Quem vencer será o adversário de Brasil ou Gana nas quartas-de-final. Na primeira fase, a Espanha ficou em primeiro lugar no grupo H, com vitórias sobre Ucrânia, Tunísia e Arábia Saudita. Já os franceses passaram por maus bocados. Empataram com Suíça e Coréia do Sul e só garantiram o segundo lugar no grupo G com a vitória sobre Togo na última rodada.
No histórico dos confrontos, os franceses levam a melhor. Em cinco partidas oficiais contra os vizinhos europeus, foram quatro vitórias e um empate. Dois destes confrontos pela Eurocopa ficaram marcados. Em 1984, a França conquistou o título, vencendo por 2 a 0. O chute de Platini que passou por baixo dos braços de Arconada e abriu caminho para a volta olímpica ainda rende comentários em Paris, Madrid e até em Hannover, palco da partida de hoje à tarde.
''Eu tinha 7 anos de idade, mas me lembro bem daquele jogo. E, obviamente, não posso esquecer da vitória francesa nas quartas-de-final em 2000, por 2 a 1. Já não temos o Platini, mas ainda podemos contar com Zidane, que fez um dos gols há seis anos'', brincou o lateral Sagnol.
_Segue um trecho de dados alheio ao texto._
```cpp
template <int V2, int V1, int UN, int KPT, int FB>
__global__ __launch_bounds__(FB) void fp_grid_fused_kernel(FpLayer p, float* __restrict__ dist,
                                                        int32_t* __restrict__ idx,
                                                        const char* __restrict__ kgrid) {
  constexpr int NW = FB / kWave;
  constexpr int FR = FB / kNNGroup;
  extern __shared__ float4 s_pts[];
  __shared__ int4 s_idx[FR];
  __shared__ float s_wv[3][FR];
  float(*red)[NW] = reinterpret_cast<float(*)[NW]>(&s_wv[0][0]);
  int* wsum = reinterpret_cast<int*>(&s_wv[1][0]);
  GridHdr* shp = reinterpret_cast<GridHdr*>(&s_wv[2][0]);
  static_assert(6 * NW <= FR && sizeof(GridHdr) <= FR * 4, "build scratch fits");
  const int n = p.n, m = p.m;
  const int R = (n + FR - 1) / FR;
  const int total = R * p.B;
  const int Lg = xcd_block(blockIdx.x, total);
  if (Lg >= total) return;
  const int b = Lg / R;
  const int j0 = (Lg - b * R) * FR;
  const int t = threadIdx.x, lane = t & (kWave - 1), w = t / kWave;
  uint16_t* s_off = reinterpret_cast<uint16_t*>(s_pts + m);
  uint32_t* s_cnt = reinterpret_cast<uint32_t*>(s_pts + m);
  PN2_FPG_T(0)
  GridHdr h;
  bool built = false;
  if (kgrid) {
    const char* G = kgrid + (size_t)b * grid_stride(m);
    h = *reinterpret_cast<const GridHdr*>(G);
    if (h.ncell >= 1 && h.ncell <= max(m, kAutoMinCells)) {
      const int* goff = reinterpret_cast<const int*>(G + sizeof(GridHdr));
      const float4* gpts = reinterpret_cast<const float4*>(G + kGridOffBytes);
      for (int i = t; i < m; i += FB) s_pts[i] = gpts[i];
      for (int i = t; i <= h.ncell; i += FB) s_off[i] = (uint16_t)goff[i];
      __syncthreads();
      built = true;
    }
  }
  if (!built) {
    const float* __restrict__ K = p.xyz2 + (size_t)b * m * 3;
    float mn[3] = {INFINITY, INFINITY, INFINITY}, mx[3] = {-INFINITY, -INFINITY, -INFINITY};
#pragma unroll
    for (int i = 0; i < KPT; ++i) {
      const int k = t + i * FB;
      if (k < m) {
#pragma unroll
        for (int a = 0; a < 3; ++a) {
          const float v = K[3 * k + a];
          mn[a] = fminf(mn[a], v);
          mx[a] = fmaxf(mx[a], v);
        }
      }
    }
#pragma unroll
    for (int a = 0; a < 3; ++a) {
      mn[a] = wave_min_f(mn[a]);
      mx[a] = wave_max_f(mx[a]);
    }
    if (lane == 0) {
#pragma unroll
      for (int a = 0; a < 3; ++a) { red[a][w] = mn[a]; red[3 + a][w] = mx[a]; }
    }
    __syncthreads();
    if (t == 0) {
      float lo[3], hi[3];
      for (int a = 0; a < 3; ++a) {
        lo[a] = red[a][0];
        hi[a] = red[3 + a][0];
        for (int i = 1; i < NW; ++i) { lo[a] = fminf(lo[a], red[a][i]); hi[a] = fmaxf(hi[a], red[3 + a][i]); }
        if (!(hi[a] >= lo[a])) { lo[a] = 0.0f; hi[a] = 0.0f; }
      }
      *shp = grid_dims(lo, hi, m, 0.0f, kFpgPointsPerCell);
    }
    __syncthreads();
    h = *shp;
    PN2_FPG_T(1)
    auto cell_at = [&](float x, float y, float z) {
      const int ix = cell_coord(x, h.ox, h.inv, h.nx);
      const int iy = cell_coord(y, h.oy, h.inv, h.ny);
      const int iz = cell_coord(z, h.oz, h.inv, h.nz);
      return (iz * h.ny + iy) * h.nx + ix;
    };

    for (int i = t; i < (h.ncell + 2) / 2; i += FB) s_cnt[i] = 0u;
    __syncthreads();
    int kc[KPT], kr[KPT];
#pragma unroll
    for (int i = 0; i < KPT; ++i) {
      const int k = t + i * FB;
      kc[i] = 0;
      kr[i] = 0;
      if (k < m) {
        const int c = cell_at(K[3 * k + 0], K[3 * k + 1], K[3 * k + 2]);
        const int sh = 16 * (c & 1);
        const uint32_t old = atomicAdd(&s_cnt[c >> 1], 1u << sh);
        kc[i] = c;
        kr[i] = (int)((old >> sh) & 0xFFFFu);
      }
    }
    __syncthreads();
    {
      const int per = (h.ncell + FB - 1) / FB;
      const int s0 = t * per, s1 = min(s0 + per, h.ncell);
      int sum = 0;
      for (int i = s0; i < s1; ++i) sum += s_off[i];
      const int incl = wave_incl_scan(sum, lane);
      if (lane == kWave - 1) wsum[w] = incl;
      __syncthreads();
      int base = incl - sum;
      for (int i = 0; i < w; ++i) base += wsum[i];
      for (int i = s0; i < s1; ++i) {
        const int c = s_off[i];
        s_off[i] = (uint16_t)base;
        base += c;
      }
      if (t == 0) s_off[h.ncell] = (uint16_t)m;
    }
    __syncthreads();
#pragma unroll
    for (int i = 0; i < KPT; ++i) {
      const int k = t + i * FB;
      if (k < m)
        s_pts[s_off[kc[i]] + kr[i]] = make_float4(K[3 * k + 0], K[3 * k + 1], K[3 * k + 2],
                                                  __int_as_float(k));
    }
    __syncthreads();
  }

  PN2_FPG_T(2)
  const int jl = t / kNNGroup, q = t & (kNNGroup - 1);
  const int j = j0 + jl;
  {
    const bool valid = j < n;
    const int jc = valid ? j : n - 1;
    float px, py, pz;
    int u;
    if (p.ugrid) {
      const float4 U = grid_view(p.ugrid, b, n).pts[jc];
      px = U.x; py = U.y; pz = U.z;
      u = __float_as_int(U.w);
    } else {
      const float* U = p.xyz1 + ((size_t)b * n + jc) * 3;
      px = U[0]; py = U[1]; pz = U[2];
      u = jc;
    }
    const Best3 res = grid_nn3_wave<kNNGroup, uint16_t>(h, s_pts, s_off, px, py, pz, q, valid);
    if (valid && q == 0) {
      float w1, w2, w3;
      idw(res.d1, res.d2, res.d3, w1, w2, w3);
      s_idx[jl] = make_int4(res.i1, res.i2, res.i3, u);
      s_wv[0][jl] = w1;
      s_wv[1][jl] = w2;
      s_wv[2][jl] = w3;
      if (dist) {
        float* D = dist + ((size_t)b * n + u) * 3;
        int32_t* I = idx + ((size_t)b * n + u) * 3;
        D[0] = res.d1; D[1] = res.d2; D[2] = res.d3;
        I[0] = res.i1; I[1] = res.i2; I[2] = res.i3;
      }
    }
  }
  __syncthreads();
  PN2_FPG_T(3)
  fp_write_rows<V2, V1, UN, FB>(p, b, 0, j0, [&](int rl) {
    const int4 I = s_idx[rl];
    return FpRow{I, make_float4(s_wv[0][rl], s_wv[1][rl], s_wv[2][rl], 0.0f), I.w};
  });
  PN2_FPG_T(4)
}

constexpr int kFpMaxLayers = PN2_FP_MAX_LAYERS;
struct FpLayers {
  FpLayer l[kFpMaxLayers];
  int first[kFpMaxLayers + 1];
  int nlayers, B;
};
template <int V2, int V1, bool PRE, int UN>
__global__ __launch_bounds__(kNNBlock) void fp_fused_layers_kernel(FpLayers a, int tile) {
  extern __shared__ float4 sk[];
  const int per_cloud_all = a.first[a.nlayers];
  const int total = per_cloud_all * a.B;
  const int L = xcd_block(blockIdx.x, total);
  if (L >= total) return;
  const int b = L / per_cloud_all;
  const int lc = L - b * per_cloud_all;
  int li = 0;
  while (li + 1 < a.nlayers && lc >= a.first[li + 1]) ++li;
  const int per_cloud = a.first[li + 1] - a.first[li];
  fp_fused_body<V2, V1, PRE, UN>(a.l[li], b * per_cloud + (lc - a.first[li]), sk, tile);
}

int batch_chunk(int B, int n, int C, int rows) {
  if ((long long)rows * C * C >= (1LL << 32)) return 0;
  long long per_b = (long long)n * n;
  if (per_b >= (1LL << 32)) return 0;
  long long ch = ((1LL << 32) - 1) / (per_b > 0 ? per_b : 1);
  if ((long long)n * ch >= (1LL << 31)) ch = ((1LL << 31) - 1) / (n > 0 ? n : 1);
  return (int)(ch < B ? ch : B);
}

// ... 294 lines not shown
```

pointcloud-segmentation-attention_amd/csrc/fps_cull.h:

```cpp
#pragma once
#include "fps_kernels.h"
#include "grid.h"

namespace pn2 {
namespace {

__device__ unsigned long long g_cull_stats[16 * 8];
__device__ unsigned long long g_cull_wave[16 * 16 * 4];
__device__ unsigned long long g_cull_ev[64 * 16 * 8];

PN2_DEV int wave_max_i32_l63(int v) {
#define PN2_IMAX_DPP(C, R) v = max(v, __builtin_amdgcn_update_dpp(0, v, C, R, 0xF, false))
  PN2_IMAX_DPP(kDppXor1, 0xF);
  PN2_IMAX_DPP(kDppXor2, 0xF);
  PN2_IMAX_DPP(kDppHalfMirror, 0xF);
  PN2_IMAX_DPP(kDppMirror, 0xF);
#undef PN2_IMAX_DPP
  asm volatile(
      "s_nop 1\n\t"
      "v_max_i32_dpp %0, %0, %0 row_bcast:15 row_mask:0xa bank_mask:0xf\n\t"
      "s_nop 1\n\t"
      "v_max_i32_dpp %0, %0, %0 row_bcast:31 row_mask:0xc bank_mask:0xf\n\t"
      "s_nop 1"
      : "+v"(v));
  return v;
}

PN2_DEV uint32_t cull_key(int k) { return ((uint32_t)(k & 511) << 16) | ((uint32_t)k >> 9); }

PN2_DEV uint32_t point_hash(uint32_t x, uint32_t y, uint32_t z) {
  uint32_t h = x ^ __builtin_rotateleft32(y, 11) ^ __builtin_rotateleft32(z, 22);
  h = (h ^ (h >> 16)) * 0x85EBCA6Bu;
  h = (h ^ (h >> 13)) * 0xC2B2AE35u;
  return h ^ (h >> 16);
}
#ifndef PN2_FPS_DEDUP_ROUNDS
#define PN2_FPS_DEDUP_ROUNDS 2
#endif
constexpr int kDedupRounds = PN2_FPS_DEDUP_ROUNDS;

__device__ unsigned long long g_cull_dedup[16 * 4];

PN2_DEV uint32_t wave_excl_scan(uint32_t v, int lane) {
  uint32_t s = v;
#pragma unroll
  for (int o = 1; o < kWave; o <<= 1) {
    const uint32_t u = (uint32_t)__shfl_up((int)s, o, kWave);
    s += lane >= o ? u : 0u;
  }
  return s - v;
}

PN2_DEV float box_lb(float4 lo, float4 hi, float cx, float cy, float cz) {
  const float gx = fmaxf(fmaxf(lo.x - cx, cx - hi.x), 0.0f);
  const float gy = fmaxf(fmaxf(lo.y - cy, cy - hi.y), 0.0f);
  const float gz = fmaxf(fmaxf(lo.z - cz, cz - hi.z), 0.0f);
  return (gx * gx + gy * gy) + gz * gz;
}

__constant__ float kCullFrac[12] = {0.6f, 0.7f, 0.75f, 0.8f, 0.84f, 0.87f,
                                    0.9f, 0.92f, 0.94f, 0.96f, 0.98f, 0.99f};


#define PN2_EV(K)                                                                          \
  if constexpr (STAMP) ev[K] = __builtin_amdgcn_s_memtime();

template <int PPT, int GRP>
PN2_DEV constexpr uint64_t cell_lanes(int s) {
  uint64_t m = 0;
  for (int i = 0; i < GRP; ++i) m |= 1ull << (PPT * i + s);
  return m;
}

using hf2 = float __attribute__((ext_vector_type(2)));
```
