# cpuimage/minSDTF

Measured on AMD Instinct MI355X. Metric: 512x512 images/sec (whole node), SD1.5 25-step txt2img, higher is better.
Workload: dtype bf16; 1 GPU; SD1.5 512x512 25-step txt2img, CFG 7.5 + rescale 0.7, batch 1/GPU, UNet+VAE HIP path, random-init weights; global_batch=1, parallelism=batch-shard x1, hipgraph=True, cond_uncond=one fused batch

## Files before the change

### include/minsdtf_hip.h

```cpp
#ifndef MINSDTF_HIP_H
#define MINSDTF_HIP_H

#include <stdint.h>

#ifdef __cplusplus
extern "C" {
#endif

#define MSD_ABI_VERSION 12

#define MSD_OK 0
#define MSD_E_ARG (-1)
#define MSD_E_ALIGN (-2)
#define MSD_E_UNSUPPORTED (-3)
#define MSD_E_WORKSPACE (-4)

typedef void* msd_stream_t;

#if defined(__GNUC__) || defined(__clang__)
#define MSD_API __attribute__((visibility("default")))
#else
#define MSD_API
#endif

MSD_API int msd_abi_version(void);
MSD_API const char* msd_last_error(void);
MSD_API int msd_init(void);
MSD_API int msd_set_option(const char* key, int value);

#define MSD_ACT_NONE 0
#define MSD_ACT_SILU 1
#define MSD_ACT_GEGLU 2
#define MSD_ACT_QUICK_GELU 3

#define MSD_OUT_BF16 0
#define MSD_OUT_F32 1

typedef struct MsdConvGemm {
    const void* a0;
    const void* a1;
    const void* w;
    const float* bias;
    const float* rowvec;
    const int32_t* step_ptr;
    const void* residual;
    void* out;
    void* out1;
    void* out2;
    float* workspace;
    int64_t workspace_floats;
    int32_t batch, h_in, w_in, c0, c1;
    int32_t h_out, w_out;
    int32_t ksize;
    int32_t stride;
    int32_t pad;
    int32_t upsample;
    int32_t N;
    int32_t act;
    int32_t out_dtype;
    int32_t out_ld, res_ld;
    int32_t rv_step_stride, rv_batch_stride;
    int32_t split_mode;
    int32_t ns0, ns1, out1_ld, out2_ld;
    int32_t splitk;
    int32_t tile_n;
    int32_t tile_m;
    int32_t stages;
    const float* ln_in;
    const float* ln_colsum;
    float* ln_out;
    int32_t ln_in_slots;
    int32_t ln_out_slots;
    float ln_eps;
    const void* a2;
    const void* a3;
    int32_t c2, c3;
    int32_t w_layout;
} MsdConvGemm;

MSD_API int msd_conv_gemm_ln_slots(const MsdConvGemm* p);

MSD_API int msd_conv_gemm(const MsdConvGemm* p, msd_stream_t stream);

#define MSD_OUT_U8 2
typedef struct MsdConvDirect {
    const void* in;
    const float* w;
    const float* bias;
    const void* residual;
    void* out;
    int32_t batch, in_batch_mod, h_in, w_in, c_in;
    int32_t h_out, w_out, c_out;
    int32_t ksize, stride, pad;
    int32_t in_dtype;
    int32_t out_dtype;
    int32_t act;
    int32_t act_in;
    float in_scale;
} MsdConvDirect;

MSD_API int msd_conv_direct(const MsdConvDirect* p, msd_stream_t stream);

#define MSD_GN_SYNC_WORDS_PER_SAMPLE 16384
#define MSD_GN_MAX_CHUNKS 1024
typedef struct MsdGroupNorm {
    const void* x0;
    const void* x1;
    const float* gamma;
    const float* beta;
    float* stats;
    float* partials;
    int64_t partials_floats;
    void* out;
    int32_t batch, hw, c0, c1;
    int32_t silu;
    float eps;
    uint32_t* sync;
    int64_t sync_words;
} MsdGroupNorm;

MSD_API int msd_group_norm(const MsdGroupNorm* p, msd_stream_t stream);

MSD_API int msd_layer_norm(const void* x, const float* gamma, const float* beta, void* out, int32_t rows, int32_t c,
                   float eps, msd_stream_t stream);

typedef struct MsdAttention {
    const void* q;
    const void* k;
    const void* vt;
    void* out;
    int32_t batch, heads, head_dim;
    int32_t s, t;
    int32_t q_ld, k_ld, vt_ld, o_ld;
    float scale;
    int32_t causal;
    int32_t q_prescaled;
    float* workspace;
    int64_t workspace_floats;
} MsdAttention;

MSD_API int msd_attention(const MsdAttention* p, msd_stream_t stream);

typedef struct MsdCrossAttnQ {
    const void* x;
    const float* ln_in;
    const void* wq;
    const float* ln_colsum;
    const float* bias;
    const void* k;
    const void* vt;
    void* out;
    int32_t batch, heads, head_dim, s, t;
    int32_t k_ld, vt_ld, o_ld;
    int32_t ln_in_slots;
    float ln_eps;
    int32_t w_layout;
} MsdCrossAttnQ;

MSD_API int msd_cross_attention_q(const MsdCrossAttnQ* p, msd_stream_t stream);

MSD_API int msd_softmax_rows(const float* x, void* out, int64_t rows, int32_t cols, int32_t ld_in, int32_t ld_out, float scale,
                     msd_stream_t stream);

MSD_API int msd_embedding_sum(const int32_t* tokens, const int32_t* positions, const float* tok_table, const float* pos_table,
                      void* out, int32_t rows, int32_t dim, int32_t vocab, int32_t max_len, int32_t* status,
                      msd_stream_t stream);

MSD_API int msd_replicate(const void* src, void* dst, int64_t bytes, int32_t copies, msd_stream_t stream);

MSD_API int msd_memset_zero(void* ptr, int64_t bytes, msd_stream_t stream);

typedef struct MsdCfgStep {
    const float* eps;
    float* latent;
    const float* coef;
    int32_t* step_ptr;
    int32_t batch, n, num_steps;
    float guidance, guidance_rescale;
    int32_t advance;
    const float* inpaint_init;
    const float* inpaint_noise;
    const float* inpaint_mask;
    const float* step_noise;
    const float* noise_coef;
} MsdCfgStep;

MSD_API int msd_cfg_step(const MsdCfgStep* p, msd_stream_t stream);

typedef struct MsdSamplerStep {
    const float* eps;
    float* latent;
    const float* coef;
    int32_t* step_ptr;
    int32_t batch, n, num_steps;
    float guidance, guidance_rescale;
    int32_t advance;
    const float* inpaint_init;
    const float* inpaint_noise;
    const float* inpaint_mask;
    const float* step_noise;
    float* denoised_prev;
} MsdSamplerStep;

MSD_API int msd_sampler_step(const MsdSamplerStep* p, msd_stream_t stream);

typedef struct MsdLoraJob {
    const float* master;
    const float* up;
    const float* down;
    const float* rowscale;
    const float* colscale;
    const int32_t* rowmap;
    void* out;
    void* out_frag;
    float* colsum;
    int32_t n, k, rank, master_ld;
    int32_t layout, out_dtype, ld;
    int32_t out_rows, out_cols, row_off, col_off;
    int32_t first_block;
} MsdLoraJob;

typedef struct MsdLoraMerge {
    const MsdLoraJob* jobs;
    const MsdLoraJob* jobs_dev;
    int32_t num_jobs;
} MsdLoraMerge;

MSD_API int msd_lora_merge(const MsdLoraMerge* p, msd_stream_t stream);

typedef struct MsdResampleRow {
// ... 62 lines not shown
```

### minsdtf_amd/_lib.py

```python
from __future__ import annotations

import atexit
import ctypes as C
import os
import sys
import weakref

LIB_NAME = "libminsdtf_hip.so"
LIB_PATH = os.environ.get("MSD_HIP_LIB") or os.path.join(os.path.dirname(os.path.abspath(__file__)), LIB_NAME)
ABI_VERSION = 12

ACT_NONE, ACT_SILU, ACT_GEGLU, ACT_QUICK_GELU = 0, 1, 2, 3
OUT_BF16, OUT_F32, OUT_U8 = 0, 1, 2


class HipExtensionError(RuntimeError):
    pass


class MsdConvGemm(C.Structure):
    _fields_ = [
        ("a0", C.c_void_p), ("a1", C.c_void_p), ("w", C.c_void_p), ("bias", C.c_void_p), ("rowvec", C.c_void_p),
        ("step_ptr", C.c_void_p), ("residual", C.c_void_p), ("out", C.c_void_p), ("out1", C.c_void_p),
        ("out2", C.c_void_p), ("workspace", C.c_void_p), ("workspace_floats", C.c_int64),
        ("batch", C.c_int32), ("h_in", C.c_int32), ("w_in", C.c_int32), ("c0", C.c_int32), ("c1", C.c_int32),
        ("h_out", C.c_int32), ("w_out", C.c_int32), ("ksize", C.c_int32), ("stride", C.c_int32), ("pad", C.c_int32),
        ("upsample", C.c_int32), ("N", C.c_int32), ("act", C.c_int32), ("out_dtype", C.c_int32),
        ("out_ld", C.c_int32), ("res_ld", C.c_int32), ("rv_step_stride", C.c_int32), ("rv_batch_stride", C.c_int32),
        ("split_mode", C.c_int32), ("ns0", C.c_int32), ("ns1", C.c_int32), ("out1_ld", C.c_int32),
        ("out2_ld", C.c_int32), ("splitk", C.c_int32), ("tile_n", C.c_int32), ("tile_m", C.c_int32), ("stages", C.c_int32),
        ("ln_in", C.c_void_p), ("ln_colsum", C.c_void_p), ("ln_out", C.c_void_p),
        ("ln_in_slots", C.c_int32), ("ln_out_slots", C.c_int32), ("ln_eps", C.c_float),
        ("a2", C.c_void_p), ("a3", C.c_void_p), ("c2", C.c_int32), ("c3", C.c_int32), ("w_layout", C.c_int32),
    ]


class MsdConvDirect(C.Structure):
    _fields_ = [
        ("in_", C.c_void_p), ("w", C.c_void_p), ("bias", C.c_void_p), ("residual", C.c_void_p), ("out", C.c_void_p),
        ("batch", C.c_int32), ("in_batch_mod", C.c_int32), ("h_in", C.c_int32), ("w_in", C.c_int32),
        ("c_in", C.c_int32), ("h_out", C.c_int32), ("w_out", C.c_int32), ("c_out", C.c_int32),
        ("ksize", C.c_int32), ("stride", C.c_int32), ("pad", C.c_int32), ("in_dtype", C.c_int32),
        ("out_dtype", C.c_int32), ("act", C.c_int32), ("act_in", C.c_int32), ("in_scale", C.c_float),
    ]


class MsdGroupNorm(C.Structure):
    _fields_ = [
        ("x0", C.c_void_p), ("x1", C.c_void_p), ("gamma", C.c_void_p), ("beta", C.c_void_p), ("stats", C.c_void_p),
        ("partials", C.c_void_p), ("partials_floats", C.c_int64),
        ("out", C.c_void_p), ("batch", C.c_int32), ("hw", C.c_int32), ("c0", C.c_int32), ("c1", C.c_int32),
        ("silu", C.c_int32), ("eps", C.c_float), ("sync", C.c_void_p), ("sync_words", C.c_int64),
    ]


class MsdCrossAttnQ(C.Structure):
    _fields_ = [
        ("x", C.c_void_p), ("ln_in", C.c_void_p), ("wq", C.c_void_p), ("ln_colsum", C.c_void_p), ("bias", C.c_void_p),
        ("k", C.c_void_p), ("vt", C.c_void_p), ("out", C.c_void_p),
        ("batch", C.c_int32), ("heads", C.c_int32), ("head_dim", C.c_int32), ("s", C.c_int32), ("t", C.c_int32),
        ("k_ld", C.c_int32), ("vt_ld", C.c_int32), ("o_ld", C.c_int32), ("ln_in_slots", C.c_int32), ("ln_eps", C.c_float),
        ("w_layout", C.c_int32),
    ]


class MsdAttention(C.Structure):
    _fields_ = [
        ("q", C.c_void_p), ("k", C.c_void_p), ("vt", C.c_void_p), ("out", C.c_void_p),
        ("batch", C.c_int32), ("heads", C.c_int32), ("head_dim", C.c_int32), ("s", C.c_int32), ("t", C.c_int32),
        ("q_ld", C.c_int32), ("k_ld", C.c_int32), ("vt_ld", C.c_int32), ("o_ld", C.c_int32), ("scale", C.c_float),
        ("causal", C.c_int32), ("q_prescaled", C.c_int32),
        ("workspace", C.c_void_p), ("workspace_floats", C.c_int64),
    ]


class MsdCfgStep(C.Structure):
    _fields_ = [
        ("eps", C.c_void_p), ("latent", C.c_void_p), ("coef", C.c_void_p), ("step_ptr", C.c_void_p),
        ("batch", C.c_int32), ("n", C.c_int32), ("num_steps", C.c_int32), ("guidance", C.c_float),
        ("guidance_rescale", C.c_float), ("advance", C.c_int32),
        ("inpaint_init", C.c_void_p), ("inpaint_noise", C.c_void_p), ("inpaint_mask", C.c_void_p),
        ("step_noise", C.c_void_p), ("noise_coef", C.c_void_p),
    ]


class MsdSamplerStep(C.Structure):
    _fields_ = [
        ("eps", C.c_void_p), ("latent", C.c_void_p), ("coef", C.c_void_p), ("step_ptr", C.c_void_p),
        ("batch", C.c_int32), ("n", C.c_int32), ("num_steps", C.c_int32), ("guidance", C.c_float),
        ("guidance_rescale", C.c_float), ("advance", C.c_int32),
        ("inpaint_init", C.c_void_p), ("inpaint_noise", C.c_void_p), ("inpaint_mask", C.c_void_p),
        ("step_noise", C.c_void_p), ("denoised_prev", C.c_void_p),
    ]


class MsdLoraJob(C.Structure):
    _fields_ = [
        ("master", C.c_void_p), ("up", C.c_void_p), ("down", C.c_void_p), ("rowscale", C.c_void_p), ("colscale", C.c_void_p),
        ("rowmap", C.c_void_p), ("out", C.c_void_p), ("out_frag", C.c_void_p), ("colsum", C.c_void_p),
        ("n", C.c_int32), ("k", C.c_int32), ("rank", C.c_int32), ("master_ld", C.c_int32),
        ("layout", C.c_int32), ("out_dtype", C.c_int32), ("ld", C.c_int32),
        ("out_rows", C.c_int32), ("out_cols", C.c_int32), ("row_off", C.c_int32), ("col_off", C.c_int32),
        ("first_block", C.c_int32),
    ]


class MsdLoraMerge(C.Structure):
    _fields_ = [("jobs", C.c_void_p), ("jobs_dev", C.c_void_p), ("num_jobs", C.c_int32)]


class MsdResampleRow(C.Structure):
    _fields_ = [("idx", C.c_int32 * 4), ("w", C.c_float * 4)]


class MsdLatentResample(C.Structure):
    _fields_ = [
        ("in_", C.c_void_p), ("out", C.c_void_p), ("noise", C.c_void_p), ("wx", C.c_void_p), ("wy", C.c_void_p),
        ("batch", C.c_int32), ("h_in", C.c_int32), ("w_in", C.c_int32), ("h_out", C.c_int32), ("w_out", C.c_int32),
        ("a", C.c_float), ("s", C.c_float),
    ]


TILE_MAX_VIEWS = 64


class MsdTileConsensus(C.Structure):
    _fields_ = [
        ("tiles", C.c_void_p), ("canvas", C.c_void_p), ("ys", C.c_int32 * TILE_MAX_VIEWS), ("xs", C.c_int32 * TILE_MAX_VIEWS),
        ("rows", C.c_int32), ("cols", C.c_int32), ("th", C.c_int32), ("tw", C.c_int32), ("H", C.c_int32), ("W", C.c_int32),
        ("batch", C.c_int32), ("wy", C.c_void_p), ("wx", C.c_void_p), ("mode", C.c_int32),
    ]


REGION_MAX = 16


class MsdRegionCombine(C.Structure):
    _fields_ = [
        ("eps", C.c_void_p), ("w", C.c_void_p), ("out", C.c_void_p),
        ("regions", C.c_int32), ("batch", C.c_int32), ("n", C.c_int32),
    ]


class MsdAttentionIdentity(C.Structure):
    _fields_ = [
        ("vt", C.c_void_p), ("out", C.c_void_p),
        ("batch", C.c_int32), ("channels", C.c_int32), ("s", C.c_int32),
        ("vt_ld", C.c_int32), ("o_ld", C.c_int32),
    ]


LORA_ROWS_PER_BLOCK = 8
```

Naquela partida em Bruges, na Bélgica, outro personagem da partida de hoje teve papel fundamental no placar. Raúl perdeu um pênalti e acabou com as chances espanholas de classificação. Pelo menos na entrevista de ontem, o atacante espanhol procurou demonstrar que o trauma ficou para trás. Ele até fez um comentário bem-humorado sobre o companheiro de Real Madrid às portas da aposentadoria: ''Zidane é um grande jogador, que já se despediu do Real Madrid e falou que na Copa da Alemanha encerraria a carreira. Tomara que, pelo bem da Espanha, amanhã (hoje) seja seu último jogo''.
Para Domenech, não é bem isso que está escrito nas estrelas. O treinador, pela primeira vez na Copa, fez mistério sobre a escalação do time. Não quer revelar aos rivais se vai jogar com mais um apoiador, Malouda, ou com Trezeguet ao lado de Henry na frente.
''Não vou dar a escalação. Gosto de ir contra as correntes normais. É um jogo de pressão, mas uma pressão positiva. Zidane garante um toque de talento para a equipe e estou certo de que ele vai encerrar sua carreira na final, em Berlim'', afirmou o treinador francês.
Aragonés não deixou barato. Ao contrário do rival, abriu mão do mistério e partiu para a intimidação. A Espanha vem com todos os seus três atacantes - Raúl, Fernando Torres e Villa - para acabar com a incômoda sina de fracassos contra os franceses.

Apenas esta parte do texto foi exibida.